**WHAT TO WORK ON:** Throughout the records below, find each line holding "nullptr" and copy it.

**DATASET EXTRACT:**
##########

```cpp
extern "C" {
hipError_t snp_launch_decompress(const u8*, const u64*, const u32*, u32, u8*, const u64*, const u32*, u32*, i32*,
                                 const u8*, int, hipStream_t, const u32*);
u32 snp_tag_index_entries(u32, u32);
size_t snp_tag_index_workspace_bytes(u32, u32);
size_t snp_tag_index_fallback_offset(u32, u32);
hipError_t snp_launch_tag_index(const u8*, u32, u32, u32, u64*, u64*, u32*, u64*, u32*, u32*, hipStream_t);
u32 snp_tag_index_chunks_ready(u32, u32, u64);
hipError_t snp_launch_tag_index_begin(u64*, u32, u32, int, hipStream_t);
int snp_tag_index_look_back_only(u32, u32);
hipError_t snp_launch_tag_index_chunks(const u8*, u32, u32, u64*, u32, u32, hipStream_t);
hipError_t snp_launch_tag_index_finish(const u8*, u32, u32, u32, u64*, u64*, u32*, u64*, u32*, u32*, hipStream_t);
hipError_t snp_launch_compress_win(const u8*, const u64*, const u32*, u32, u8*, const u64*, u32*, i32*, int, int, int,
                                   hipStream_t, uint16_t*, u32);
size_t snp_compress_win_table_bytes(u32);
hipError_t snp_launch_compress_win_dual(const u8*, const u64*, const u32*, u32, u8*, const u64*, u32*, i32*, int, int, hipStream_t, hipStream_t,
                                        hipEvent_t, hipEvent_t, uint16_t*, u32, u32, u32*);
hipError_t snp_launch_decompress_small(const u8*, const u64*, const u32*, u32, u8*, const u64*, const u32*, u32*, i32*, const u8*,
                                       u32, hipStream_t, u32*, u32*, u32, u32);
hipError_t snp_launch_sample_caps(const u32*, u32, u32, u32*, hipStream_t);
hipError_t snp_launch_decompress_list(const u8*, const u64*, const u32*, u32, u8*, const u64*, const u32*, u32*, i32*, const u8*, int,
                                      hipStream_t, const u32*, u32*, u32, u32);
hipError_t snp_launch_compress_lanes(const u8*, const u64*, const u32*, u32, u8*, const u64*, u32*, i32*, int, int, const snp_table_pieces*,
                                     u32*, hipStream_t, const snp_lane_tuning*);
size_t snp_compress_lanes_workspace(u32);
hipError_t snp_probe_tables(const snp_table_pieces*, u32, u32, hipStream_t, float*);
hipError_t snp_launch_crc32c(const u8*, const u64*, const u32*, u32, int, u32*, const u32*, i32*, hipStream_t);
hipError_t snp_launch_gather(const u8*, const u64*, const u32*, u8*, const u64*, u32, hipStream_t);
hipError_t snp_launch_frame_chunks(u64, u32, u64, u64*, u32*, u64*, hipStream_t);
hipError_t snp_launch_frame_plan(const u32*, const u32*, u32, u8*, u32*, u64*, u64*, hipStream_t);
hipError_t snp_launch_frame_header_only(u8*, u64*, hipStream_t);
hipError_t snp_launch_frame_scan(const u8*, u64, u64, u32, const ChunkRows&, u64*, hipStream_t);
// ... 58 lines not shown
    int crc_kernel = 0;
    int crc_bits() const { return crc_kernel == 1 ? 2 : crc_kernel == 2 ? 4 : 0; }
    bool no_prepass = false;
    bool small_lanes = false;
    bool redo_grid = false, redo_list = false;
    u32 small_team_log = 0;
    u32 slice_fragments = 262144;
    u32 win_gtab_min = 4096;
    u32 win_gslots = 0;
    u32 win_dual_min = 1536;
    hipStream_t side_stream = nullptr;
    hipEvent_t side_ev[2] = {nullptr, nullptr};
    int side_state = 0;
    bool side_stream_ready();
    u32 win_max = 32768;
    snp_lane_tuning lane_tune{0, -1, 0, -1, 0, 0};
    DevBuf in, out, meta, work, fragtab, scan, small, redo, win_tables;
    int frame_scan = 0;
    uint64_t counters[7] = {0, 0, 0, 0, 0, 0, 0};
    bool table_tries_set = false;
    std::string err;

    bool launch_decompress(const u8* d_in, const u64* in_off, const u32* in_len, u32 nblocks, u8* d_out, const u64* out_off,
                           const u32* out_cap, u32* out_len, i32* status, const u8* chunk_type);
    bool launch_compress(const u8* d_in, const u64* in_off, const u32* in_len, u32 nblocks, u8* d_out, const u64* out_off,
                         u32* out_len, i32* status, int emit_varint);
    bool decode_chunks(const u8* d_in, const ChunkRows& r, u32 n, u8* d_out);
    u32* hint = nullptr;
    hipEvent_t hint_ev = nullptr;
    bool hint_pending = false, hint_mostly_large = false, hint_from_prepass = false, hint_seen = false;
    u32 hint_blocks = 0, hint_mean_cap = 256;
    bool hint_ready();
    u32 n_waves = 0;
    u32 persistent_waves();
// ... 49 lines not shown
```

##########

**SOLVED PROBLEM:**
    hipStream_t side_stream = nullptr;
    hipEvent_t side_ev[2] = {nullptr, nullptr};
    u32* hint = nullptr;
    hipEvent_t hint_ev = nullptr;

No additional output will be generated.